▶ Directions
Retype only the lines at the head of the records, first through the one with "const auto gather", exactly as written.

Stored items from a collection
     const int4 bd = P.bounds[nd.scan];
     const float min_score = P.min_score;
     for (;;) {
       const int child_level = __builtin_amdgcn_readfirstlane(NodeLevel(nd) - 1);
-      const LevelDesc& Lm = P.level[child_level];
-      const int half = 1 << child_level;
       const int ndx = __builtin_amdgcn_readfirstlane(nd.dx), ndy = __builtin_amdgcn_readfirstlane(nd.dy);
+      const ChainLevel L = MakeChainLevel(P, child_level, ndx, ndy);
+      const int half = L.half;
       const bool vx = ndx + half <= bd.y, vy = ndy + half <= bd.w;
-      const int ax = ndx + 2 * half - 1, ay = ndy + 2 * half - 1;
       const int parent_ub = SumUpperBound(P, nd.score, n);
-      struct { int qx, qy, qtx; } L;
-      L.qx = __builtin_amdgcn_readfirstlane(Lm.qx);
-      L.qy = __builtin_amdgcn_readfirstlane(Lm.qy);
-      L.qtx = __builtin_amdgcn_readfirstlane(Lm.qtx);
-      const unsigned long long quads_address = reinterpret_cast<unsigned long long>(Lm.quads);
-      const unsigned long long quads_uniform =
-          static_cast<unsigned long long>(static_cast<unsigned>(
-              __builtin_amdgcn_readfirstlane(static_cast<unsigned>(quads_address)))) |
-          (static_cast<unsigned long long>(static_cast<unsigned>(
-               __builtin_amdgcn_readfirstlane(static_cast<unsigned>(quads_address >> 32)))) << 32);
-      const unsigned long long quad_bytes =
-          static_cast<unsigned long long>((L.qy + 3) >> 2) * static_cast<unsigned>(L.qtx) * 128ull;
-      const __amdgpu_buffer_rsrc_t quad_rsrc = __builtin_amdgcn_make_buffer_rsrc(
-          reinterpret_cast<uint32_t*>(quads_uniform), 0, static_cast<int>(quad_bytes), 0x00020000);
-      typedef unsigned short Halves __attribute__((ext_vector_type(2)));
       uint32_t even = 0, odd = 0;
       int seen_max = 0;
       bool dead = false;
       const auto gather = [&](auto first_tag, auto count_tag) {
-        constexpr int kFirst = decltype(first_tag)::value, kCount = decltype(count_tag)::value;
-        uint32_t v[kCount];
-#pragma unroll
-        for (int u = 0; u < kCount; ++u) {
-          const uint32_t p = cell[kFirst + u];
-          const unsigned X = static_cast<unsigned>(static_cast<short>(p & 0xffffu) + ax);
-          const unsigned Y = static_cast<unsigned>(static_cast<short>(p >> 16) + ay);
-          const bool inside = X < static_cast<unsigned>(L.qx) && Y < static_cast<unsigned>(L.qy);
-          const unsigned tile = __umul24(Y >> 2, static_cast<unsigned>(L.qtx)) + (X >> 3);
-          const unsigned byte = (tile << 7) | ((Y & 3u) << 5) | ((X & 7u) << 2);
-          v[u] = __builtin_amdgcn_raw_buffer_load_b32(quad_rsrc, inside ? byte : 0xfffffff0u, 0, 0);
-        }
-#pragma unroll
-        for (int u = 0; u < kCount; ++u) {
-          const uint32_t e = v[u] & 0x00ff00ffu, o = (v[u] >> 8) & 0x00ff00ffu;
-          even += e;
-          odd += o;
-          Halves eh, oh;
-          __builtin_memcpy(&eh, &e, 4);
-          __builtin_memcpy(&oh, &o, 4);
-          const Halves m = __builtin_elementwise_max(eh, oh);
-          seen_max += static_cast<int>(max(m.x, m.y));
-        }
+        ChainGather<decltype(first_tag)::value, decltype(count_tag)::value, true>(L, cell, &even,
+                                                                                  &odd, &seen_max);
       };
       gather(std::integral_constant<int, 0>{}, std::integral_constant<int, 4>{});
       gathers += 4;
@@ -1511,14 +1635,19 @@
   run.FetchResults(false);
 }
 
+bool ChainWalkPossible(const SearchRun& run) {
+  bool chain_ok = run.n <= kChainCells * kWave;
+  for (const Fast2DProblem& P : run.batch.h_problems)
+    for (int l = 0; l + 1 < run.depth; ++l)
+      chain_ok = chain_ok && static_cast<unsigned long long>((P.level[l].qy + 3) >> 2) *
+                                     static_cast<unsigned>(P.level[l].qtx) * 128ull < (1ull << 31);
+  return chain_ok;
+}
+
 bool QueueSearchPossible(const SearchRun& run) {
-  bool queue_ok = QueueSearchWanted(run.n, run.num);
-  for (const Fast2DProblem& P : run.batch.h_problems) {
+  bool queue_ok = QueueSearchWanted(run.n, run.num) && ChainWalkPossible(run);
+  for (const Fast2DProblem& P : run.batch.h_problems)
     queue_ok = queue_ok && (P.recompute_scans == 0 || P.store_scans != 0);
-    for (int l = 0; l + 1 < run.depth; ++l)
-      queue_ok = queue_ok && static_cast<unsigned long long>((P.level[l].qy + 3) >> 2) *
-                                     static_cast<unsigned>(P.level[l].qtx) * 128ull < (1ull << 31);
-  }
   return queue_ok;
 }
 
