lammps_mtp_kokkos_amd/csrc/mtp_wave_kernel_body.hpp:

```cpp
  constexpr int NT = 32;
  constexpr bool GATHER = KL == 64;
  constexpr bool NODG_CT = WPS == 3;
  constexpr int NG = 64 / KL;
  constexpr int NPG = NT / NG;
  static_assert(NT == 32, "the force phase maps lanes to (32 neighbours) x (2 halves)");

  KP kp = (KP) __builtin_amdgcn_kernarg_segment_ptr();
#ifdef MTP_STAMPS
  const unsigned long long st_entry = __builtin_amdgcn_s_memtime();
#endif
  kernarg_touch<(int) sizeof(MtpDevParams)>(kp);
  extern __shared__ double lds[];
  unsigned char *sh = reinterpret_cast<unsigned char *>(lds);
  const int lane = threadIdx.x & 63;
  const int wave = __builtin_amdgcn_readfirstlane(threadIdx.x >> 6);
  const int wpb = blockDim.x >> 6;

  int ii_beg, ii_end, ii_step;
  if (kp->xcd_map && (gridDim.x & 7) == 0) {
    const int chunk = (kp->inum + 7) >> 3, xcd = blockIdx.x & 7;
    const int nb8 = gridDim.x >> 3;
    if (chunk % (nb8 * wpb) != 0) ii_beg = kp->row0 + xcd * chunk + wave * nb8 + (blockIdx.x >> 3);
    else ii_beg = kp->row0 + xcd * chunk + (blockIdx.x >> 3) * wpb + wave;
    ii_end = kp->row0 + min(kp->inum, (xcd + 1) * chunk);
    ii_step = (gridDim.x >> 3) * wpb;
  } else {
    ii_step = gridDim.x * wpb;
    if (kp->inum % ii_step != 0) ii_beg = kp->row0 + wave * gridDim.x + blockIdx.x;
    else ii_beg = kp->row0 + blockIdx.x * wpb + wave;
    ii_end = kp->row0 + kp->inum;
  }
  int hd_i = 0, hd_b = 0, hd_e = 0;
  if (ii_beg < ii_end) {
    hd_i = kp->ilist[ii_beg];
    hd_b = kp->first[ii_beg];
    hd_e = kp->first[ii_beg + 1];
  }
  for (int o = threadIdx.x * 16; o < SHF(blob_bytes); o += blockDim.x * 16)
    *reinterpret_cast<uint4 *>(sh + o) = *reinterpret_cast<const uint4 *>(kp->blob + o);
  __syncthreads();
  BlockTables bt;
  bt.rows = reinterpret_cast<const MtpRow8 *>(sh + SHF(off_rows));
  bt.level = reinterpret_cast<const int *>(sh + SHF(off_level));
  bt.seg_fwd = reinterpret_cast<const int *>(sh + SHF(off_seg_fwd));
  bt.seg_bwd = reinterpret_cast<const int *>(sh + SHF(off_seg_bwd));
  bt.slot = reinterpret_cast<const int *>(sh + SHF(off_slot));
  bt.radial = reinterpret_cast<const double *>(sh + SHF(off_radial));
  bt.seed_idx = reinterpret_cast<const int *>(sh + SHF(off_seed_idx));
  bt.seed_val = reinterpret_cast<const double *>(sh + SHF(off_seed_val));
  bt.map = reinterpret_cast<const int *>(sh + SHF(off_map));
  bt.lin = reinterpret_cast<const double *>(sh + SHF(off_lin));
  bt.pack = reinterpret_cast<const int *>(sh + SHF(off_pack));
  bt.coef = reinterpret_cast<const int *>(sh + SHF(off_coef));
  bt.smu = reinterpret_cast<const int *>(sh + SHF(off_smu));
  bt.fwd = reinterpret_cast<const int *>(sh + SHF(off_fwd));
  bt.leaf_cf = reinterpret_cast<const double *>(sh + SHF(off_leaf_cf));
  bt.leaf_cb = reinterpret_cast<const double *>(sh + SHF(off_leaf_cb));
  const bool rows_lds = SHF(rows_in_lds) != 0;
  constexpr bool MU_PACKED = MTP_MU_BITS && WPS == 3 && !(GRADE && KL == 16);
  SlotMu<MU_PACKED> smu{bt.smu, 0ull};
  if constexpr (MU_PACKED) {
    const int mu_l = lane < min(SHF(nslot), 32) ? bt.smu[lane] : 0;
    const unsigned long long b0 = __ballot((mu_l & 1) != 0), b1 = __ballot((mu_l & 2) != 0);
    auto spread = [](unsigned long long x) {
      x = (x | (x << 16)) & 0x0000ffff0000ffffull;
      x = (x | (x << 8)) & 0x00ff00ff00ff00ffull;
      x = (x | (x << 4)) & 0x0f0f0f0f0f0f0f0full;
      x = (x | (x << 2)) & 0x3333333333333333ull;
      return (x | (x << 1)) & 0x5555555555555555ull;
    };
    smu.bits = spread(b0) | (spread(b1) << 1);
  }

  const int kl = lane & (KL - 1), q = lane / KL;
  const unsigned wave_off = (SHF(blob_bytes) >> 3) + wave * kp->wave_doubles;
  const unsigned lds0 = (unsigned) (size_t) (lds_cdouble *) lds;
  const WaveLds<PITCH> w(lds + wave_off, lds0 + 8u * wave_off, kp, SH{});
  const int P = SHF(P);

  unsigned hg[NB][3], hx[NB][3], ty[NB][3], tz[NB][3];
  bool bval[NB];
  auto block_addresses = [&](int kl_) {
#pragma unroll
    for (int t = 0; t < NB; t++) {
      const int blk = kl_ + KL * t;
      bval[t] = blk < SHF(nfb);
      const int *bd = bt.fwd + 8 * (bval[t] ? blk : 0);
      const unsigned w0 = (unsigned) bd[0], w1 = (unsigned) bd[1], w2 = (unsigned) bd[2];
#pragma unroll
      for (int h = 0; h < 3; h++) {
        const unsigned tq = w.addr(w.tab + q);
        hg[t][h] = tq + (unsigned) mul24((int) ((w0 >> (8 * h)) & 255u), 8 * PITCH);
        hx[t][h] = tq + (unsigned) mul24(SHF(pow_row) + (int) ((w1 >> (4 * h)) & 15u), 8 * PITCH);
        ty[t][h] = tq + (unsigned) mul24(SHF(pow_row) + P + (int) ((w1 >> (12 + 4 * h)) & 15u), 8 * PITCH);
// ... 274 lines not shown
#pragma unroll
        for (int u = 0; u < ROUNDS; u++) tg[u] = reinterpret_cast<const int2 *>(bt.coef)[min(k0 + lane + 64 * u, SHF(B) - 1)];
      } else {
#pragma unroll
        for (int u = 0; u < ROUNDS; u++) tg[u] = reinterpret_cast<const int2 *>(kp->g_tgt)[min(k0 + lane + 64 * u, SHF(B) - 1)];
      }
#pragma unroll
      for (int u = 0; u < ROUNDS; u++) dd[u] = w.D[min(k0 + lane + 64 * u, SHF(B) - 1)];
#pragma unroll
      for (int u = 0; u < ROUNDS; u++) {
        const int k = k0 + lane + 64 * u;
        const bool ok = k < SHF(B);
        if (GRADE && kp->dbasic && k < kp->dpad) kp->dbasic[(size_t) ii * kp->dpad + k] = ok ? dd[u] : 0.0;
        if (ok) {
          const unsigned t0 = (unsigned) tg[u].x, t1 = (unsigned) tg[u].y;
          const unsigned tx = t0 & 0xffffu, ty_ = t0 >> 16, tz_ = t1 & 0xffffu;
          if (tx != 0xffffu) w.coef[tx] = dd[u] * (double) ((t1 >> 16) & 15u);
          if (ty_ != 0xffffu) w.coef[ty_] = dd[u] * (double) ((t1 >> 20) & 15u);
          if (tz_ != 0xffffu) w.coef[tz_] = dd[u] * (double) ((t1 >> 24) & 15u);
        }
      }
    }
    wave_fence();
    STAMP(9);
    {
      const int n = lane & 31, part = lane >> 5;
      unsigned pcol = w.addr(w.tab + n);
      asm volatile("" : "+v"(pcol));
      double crad = 0.0;
      for (int tile = 0; tile < ntiles; tile++) {
        const int t0 = tile * NT, nt = min(NT, cnt - t0), ntp = ((nt + NG - 1) / NG) * NG;
        if (ntiles > 1 || rebuild)
          build_tile<PITCH, SH>(kp, bt, w, t0, cnt, ntp, ntiles > 1, false, !nodg, nodg, park, xi0, xi1, xi2, i, itype, lane);
        if (nodg) fp_from_parked<PITCH, SH>(kp, w, ntp, park, lane);
        const double x = w.nbx[n], y = w.nby[n], z = w.nbz[n], inv = w.nbi[n];
        double UA = 0.0, VA = 0.0, UB = 0.0, VB = 0.0, S0 = 0.0;
        double Wm[4] = {0.0, 0.0, 0.0, 0.0};
        const bool fused = GRADE && kp->grade_fused;
        const unsigned pcoef = w.addr(w.coef), pcoef_l = pcoef + 8u * (unsigned) (lane & 15);
        {
          const unsigned cg0 = pcol + 8u * (unsigned) (nodg ? SHF(fp_row) * PITCH : SHF(dg_off));
          const int n0 = SHA(deg_first, 1);
#if MTP_COEF_DPP
          for (int s4 = 0; s4 < n0; s4 += 4) {
            const double c = lds_ld(pcoef_l + 8u * (unsigned) (SHA(deg_coef, 0) + s4), 0);
            auto term = [&](auto I) {
              constexpr int i = decltype(I)::value;
              const int sidx = s4 + i;
              if (i == 0 || sidx < n0) {
                const int mu = nodg ? smu.template uniform<true, GRADE>(sidx) : smu.template uniform<false, GRADE>(sidx);
                fmac_row_bcast1<i>(S0, c, lds_ld(cg0 + 8u * (unsigned) ((nodg ? mu : sidx) * PITCH), 0));
                if (GRADE) {
                  const double dk = row_bcast<i>(c);
#pragma unroll
                  for (int v = 0; v < 4; v++) Wm[v] += (mu == v && part == 0) ? dk : 0.0;
                }
              }
            };
            term(std::integral_constant<int, 0>());
            term(std::integral_constant<int, 1>());
            term(std::integral_constant<int, 2>());
            term(std::integral_constant<int, 3>());
          }
#else
          for (int sidx = 0; sidx < n0; sidx++) {
            const double dk = w.coef[SHA(deg_coef, 0) + sidx];
            const int mu = nodg ? smu.template uniform<true, GRADE>(sidx) : smu.template uniform<false, GRADE>(sidx);
            S0 = fma(lds_ld(cg0 + 8u * (unsigned) ((nodg ? mu : sidx) * PITCH), 0), dk, S0);
            if (GRADE) {
#pragma unroll
              for (int v = 0; v < 4; v++) Wm[v] += (mu == v && part == 0) ? dk : 0.0;
            }
          }
#endif
        }
        double mono[DEG * (DEG + 1) / 2];
        mono[0] = 1.0;
        if (nodg) {
          force_degree<1, DEG, PITCH, GRADE, true, SH>(kp, pcol, pcoef, pcoef_l, part, x, y, z, mono, UA, VA, UB, VB, smu, inv, inv, Wm);
          VA = fma(-inv, UA, VA);
          VB = fma(-inv, UB, VB);
        } else if constexpr (!NODG_CT) {
          force_degree<1, DEG, PITCH, GRADE, false, SH>(kp, pcol, pcoef, pcoef_l, part, x, y, z, mono, UA, VA, UB, VB, smu, inv, inv, Wm);
        }
        if (fused) {
          double qv[8];
          {
            const double r = w.nbr[n], d = r - kp->rmax;
            const double ksi = (2.0 * r - (kp->rmin + kp->rmax)) * kp->inv_span;
            qv[0] = kp->scaling * (d * d);
            qv[1] = kp->scaling * (ksi * d * d);
#pragma unroll
            for (int ri = 2; ri < 8; ri++) qv[ri] = 2.0 * ksi * qv[ri - 1] - qv[ri - 2];
          }
          const bool mine = n < nt && w.nbjt[n] == part;
          double ent[32];
#pragma unroll
          for (int v = 0; v < 4; v++) {
            const double wt = pair_sum32(Wm[v]);
#pragma unroll
            for (int ri = 0; ri < 8; ri++) ent[8 * v + ri] = mine ? qv[ri] * wt : 0.0;
          }
          Butterfly<32>::run(ent, lane);
          crad += ent[0];
        }
        double S = fma(y, VB, (part ? z : x) * VA) + (part ? 0.0 : S0);
        S = pair_sum32(S);
        UB = pair_sum32(UB);
        const double sr = S * inv;
        const bool valid = n < nt;
        const double Fa = valid ? fma(sr, part ? z : x, UA) : 0.0;
        const double Fy = valid && part == 0 ? fma(sr, y, UB) : 0.0;
        const double Fx = part ? 0.0 : Fa, Fz = part ? Fa : 0.0;
        if (valid) {
          const size_t j = (size_t) w.nbj[n];
          unsigned j2 = (unsigned) j << 1;
// ... 84 lines not shown
```

Before: 193.1 million atom-steps/s.

## Bake slot-row and slot-mu tables into fixed shapes; keep radial derivatives in registers

Adds compile-time slot_row and packed slot_mu tables to the fixed-shape specialization. The radial basis build can then scatter values to constant LDS rows without loading the slot table, and the SlotMu bits become a constant with no ballot needed. In the nodg path, the parked radial derivatives are swapped across wave halves with permlane32_swap and selected from registers instead of being written to and re-read from LDS. This removes LDS traffic and table loads in exchange for more code specialization and possibly higher register pressure.

After: 200.7 million atom-steps/s, median of 6. +4.0%, better.

```diff
diff --git a/lammps_mtp_kokkos_amd/csrc/mtp_context.hip b/lammps_mtp_kokkos_amd/csrc/mtp_context.hip
--- a/lammps_mtp_kokkos_amd/csrc/mtp_context.hip
+++ b/lammps_mtp_kokkos_amd/csrc/mtp_context.hip
@@ -447,6 +447,17 @@
   b.nlevels = pot.normal_levels;
   const bool lv_fit = pot.level_offset.size() == (size_t) pot.normal_levels + 2 && pot.level_offset.size() <= MTP_SHAPE_ARR_LEN;
   for (int k = 0; k < MTP_SHAPE_ARR_LEN; k++) b.level_rows[k] = lv_fit && k < (int) pot.level_offset.size() ? pot.level_offset[k] : 0;
+  unsigned long long mu_bits = 0;
+  if (pot.radial_func_count <= 4 && pot.slot_count <= 32)
+    for (int s = 0; s < pot.slot_count; s++) mu_bits |= (unsigned long long) (pot.slot_mu[s] & 3) << (2 * s);
+  b.slot_mu_lo = (int) (unsigned) mu_bits;
+  b.slot_mu_hi = (int) (unsigned) (mu_bits >> 32);
+  const bool sr_fit = pot.radial_func_count <= MTP_SLOT_ROWS_MU && pot.slot_count <= 127 && pot.max_alpha_index_basic <= MTP_PSTRIDE;
+  for (int k = 0; k < MTP_SHAPE_TAB_LEN; k++) {
+    const int mu = k / MTP_PSTRIDE, nu = k % MTP_PSTRIDE;
+    const bool in = sr_fit && mu < pot.radial_func_count && nu < pot.max_alpha_index_basic;
+    b.slot_row[k] = (signed char) (in ? pot.slot_of[(size_t) mu * pot.max_alpha_index_basic + nu] : -1);
+  }
   b.nseed = (int) pot.seed_idx.size();
   b.Ad = pot.stored_moment_count;
   b.Am = b.Ad;
@@ -2211,6 +2222,14 @@
   }
   MTP_SHAPE_ARR_FIELDS(MTP_X)
 #undef MTP_X
+#define MTP_X(f)                                                                               \
+  {                                                                                            \
+    s += #f "=";                                                                               \
+    for (int k = 0; k < MTP_SHAPE_TAB_LEN; k++) s += (k ? "," : "") + std::to_string((int) p.f[k]); \
+    s += "\n";                                                                                 \
+  }
+  MTP_SHAPE_TAB_FIELDS(MTP_X)
+#undef MTP_X
   if ((int) s.size() + 1 > buflen) return MTP_ERR_LIMIT;
   std::memcpy(buf, s.c_str(), s.size() + 1);
   return MTP_OK;
diff --git a/lammps_mtp_kokkos_amd/csrc/mtp_device.hpp b/lammps_mtp_kokkos_amd/csrc/mtp_device.hpp
--- a/lammps_mtp_kokkos_amd/csrc/mtp_device.hpp
+++ b/lammps_mtp_kokkos_amd/csrc/mtp_device.hpp
@@ -9,6 +9,7 @@
 #define MTP_MAX_WPB 12
 #define MTP_PITCH 33
 #define MTP_PSTRIDE 12
+#define MTP_SLOT_ROWS_MU 4
 
 struct alignas(8) MtpRow8 {
   uint32_t lo, hi;
@@ -86,7 +87,10 @@
   int m_doubles;
   int d_doubles;
   float inv_mu;
+  int slot_mu_lo, slot_mu_hi;
+  signed char slot_row[MTP_SLOT_ROWS_MU * MTP_PSTRIDE];
 };
+static_assert(sizeof(MtpDevParams) <= 12 * 64, "the force kernel's argument block: twelve 64-byte lines (kernarg_touch)");
 
 int mtp_pick_shape(int B, int *KL, int *KB);
 int mtp_pick_fwd_shape(int nblk, int *KL, int *NB);
diff --git a/lammps_mtp_kokkos_amd/csrc/mtp_fixed_shapes.hpp b/lammps_mtp_kokkos_amd/csrc/mtp_fixed_shapes.hpp
--- a/lammps_mtp_kokkos_amd/csrc/mtp_fixed_shapes.hpp
+++ b/lammps_mtp_kokkos_amd/csrc/mtp_fixed_shapes.hpp
@@ -58,6 +58,8 @@
   static constexpr int ov_doubles = 1221;
   static constexpr int m_doubles = 262;
   static constexpr int d_doubles = 262;
+  static constexpr int slot_mu_lo = 71902436;
+  static constexpr int slot_mu_hi = 0;
   static constexpr int deg_first(int k)
   {
     constexpr int v[14] = {0, 4, 7, 10, 12, 14, 15, 16, 16, 16, 16, 16, 16, 0};
@@ -71,6 +73,11 @@
   static constexpr int level_rows(int k)
   {
     constexpr int v[14] = {0, 640, 768, 832, 1024, 0, 0, 0, 0, 0, 0, 0, 0, 0};
+    return v[k];
+  }
+  static constexpr int slot_row(int k)
+  {
+    constexpr int v[48] = {0, 4, 7, 10, 12, 14, 15, -1, -1, -1, -1, -1, 1, 5, 8, 11, 13, -1, -1, -1, -1, -1, -1, -1, 2, 6, 9, -1, -1, -1, -1, -1, -1, -1, -1, -1, 3, -1, -1, -1, -1, -1, -1, -1, -1, -1, -1, -1};
     return v[k];
   }
 };
diff --git a/lammps_mtp_kokkos_amd/csrc/mtp_kernels.hip b/lammps_mtp_kokkos_amd/csrc/mtp_kernels.hip
--- a/lammps_mtp_kokkos_amd/csrc/mtp_kernels.hip
+++ b/lammps_mtp_kokkos_amd/csrc/mtp_kernels.hip
@@ -652,6 +652,12 @@
 #if MTP_LEVEL_ARGS != 1
       "MTP_LEVEL_ARGS=" MTP_STR(MTP_LEVEL_ARGS) " "
 #endif
+#if MTP_SLOT_ARGS != 1
+      "MTP_SLOT_ARGS=" MTP_STR(MTP_SLOT_ARGS) " "
+#endif
+#if MTP_FP_REGS != 1
+      "MTP_FP_REGS=" MTP_STR(MTP_FP_REGS) " "
+#endif
 
 #if MTP_GRADE_TPB != 512 || MTP_GRADE_WPE != 2
       "MTP_GRADE_TPB=" MTP_STR(MTP_GRADE_TPB) " "
diff --git a/lammps_mtp_kokkos_amd/csrc/mtp_shape_fields.hpp b/lammps_mtp_kokkos_amd/csrc/mtp_shape_fields.hpp
--- a/lammps_mtp_kokkos_amd/csrc/mtp_shape_fields.hpp
+++ b/lammps_mtp_kokkos_amd/csrc/mtp_shape_fields.hpp
@@ -9,9 +9,12 @@
   X(coef_total) X(coef_dense) X(blob_bytes) X(off_rows) X(off_level) X(off_slot) X(off_radial) X(off_seed_idx)        \
   X(off_seed_val) X(off_map) X(off_lin) X(off_pack) X(off_fwd) X(off_smu) X(off_coef) X(off_leaf_cf) X(off_leaf_cb)   \
   X(off_seg_fwd) X(off_seg_bwd) X(rows_in_lds) X(tgt_in_lds) X(scalars_in_lds) X(dg_mode) X(fp_row) X(pow_row)        \
-  X(dg_off) X(w_m) X(w_d) X(w_coef) X(w_nb) X(tab_rows) X(ov_doubles) X(m_doubles) X(d_doubles)
+  X(dg_off) X(w_m) X(w_d) X(w_coef) X(w_nb) X(tab_rows) X(ov_doubles) X(m_doubles) X(d_doubles)                     \
+  X(slot_mu_lo) X(slot_mu_hi)
 #define MTP_SHAPE_ARR_FIELDS(X) X(deg_first) X(deg_coef) X(level_rows)
 #define MTP_SHAPE_ARR_LEN (MTP_PSTRIDE + 2)
+#define MTP_SHAPE_TAB_FIELDS(X) X(slot_row)
+#define MTP_SHAPE_TAB_LEN (MTP_SLOT_ROWS_MU * MTP_PSTRIDE)
 
 struct ShapeGeneric {
   static constexpr const char *name = "";
@@ -24,6 +27,7 @@
   template <class SH> struct has_##f<SH, std::void_t<decltype(&SH::f)>> : std::true_type {};
 MTP_SHAPE_INT_FIELDS(MTP_X)
 MTP_SHAPE_ARR_FIELDS(MTP_X)
+MTP_SHAPE_TAB_FIELDS(MTP_X)
 #undef MTP_X
 
 template <class SH> bool matches(const MtpDevParams &p)
@@ -38,6 +42,11 @@
     for (int k = 0; k < MTP_SHAPE_ARR_LEN; k++) ok = ok && p.f[k] == SH::f(k);
   MTP_SHAPE_ARR_FIELDS(MTP_X)
 #undef MTP_X
+#define MTP_X(f)                    \
+  if constexpr (has_##f<SH>::value) \
+    for (int k = 0; k < MTP_SHAPE_TAB_LEN; k++) ok = ok && p.f[k] == SH::f(k);
+  MTP_SHAPE_TAB_FIELDS(MTP_X)
+#undef MTP_X
   return ok;
 }
 
diff --git a/lammps_mtp_kokkos_amd/csrc/mtp_wave_body.hpp b/lammps_mtp_kokkos_amd/csrc/mtp_wave_body.hpp
--- a/lammps_mtp_kokkos_amd/csrc/mtp_wave_body.hpp
+++ b/lammps_mtp_kokkos_amd/csrc/mtp_wave_body.hpp
@@ -3,6 +3,7 @@
 #include <hip/hip_runtime.h>
 
 #include <type_traits>
+#include <utility>
 
 #include "mtp_device.hpp"
 
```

▶ Result below
     const int4 bd = P.bounds[nd.scan];
     const float min_score = P.min_score;
     for (;;) {
       const int child_level = __builtin_amdgcn_readfirstlane(NodeLevel(nd) - 1);
-      const LevelDesc& Lm = P.level[child_level];
-      const int half = 1 << child_level;
       const int ndx = __builtin_amdgcn_readfirstlane(nd.dx), ndy = __builtin_amdgcn_readfirstlane(nd.dy);
+      const ChainLevel L = MakeChainLevel(P, child_level, ndx, ndy);
+      const int half = L.half;
       const bool vx = ndx + half <= bd.y, vy = ndy + half <= bd.w;
-      const int ax = ndx + 2 * half - 1, ay = ndy + 2 * half - 1;
       const int parent_ub = SumUpperBound(P, nd.score, n);
-      struct { int qx, qy, qtx; } L;
-      L.qx = __builtin_amdgcn_readfirstlane(Lm.qx);
-      L.qy = __builtin_amdgcn_readfirstlane(Lm.qy);
-      L.qtx = __builtin_amdgcn_readfirstlane(Lm.qtx);
-      const unsigned long long quads_address = reinterpret_cast<unsigned long long>(Lm.quads);
-      const unsigned long long quads_uniform =
-          static_cast<unsigned long long>(static_cast<unsigned>(
-              __builtin_amdgcn_readfirstlane(static_cast<unsigned>(quads_address)))) |
-          (static_cast<unsigned long long>(static_cast<unsigned>(
-               __builtin_amdgcn_readfirstlane(static_cast<unsigned>(quads_address >> 32)))) << 32);
-      const unsigned long long quad_bytes =
-          static_cast<unsigned long long>((L.qy + 3) >> 2) * static_cast<unsigned>(L.qtx) * 128ull;
-      const __amdgpu_buffer_rsrc_t quad_rsrc = __builtin_amdgcn_make_buffer_rsrc(
-          reinterpret_cast<uint32_t*>(quads_uniform), 0, static_cast<int>(quad_bytes), 0x00020000);
-      typedef unsigned short Halves __attribute__((ext_vector_type(2)));
       uint32_t even = 0, odd = 0;
       int seen_max = 0;
       bool dead = false;
       const auto gather = [&](auto first_tag, auto count_tag) {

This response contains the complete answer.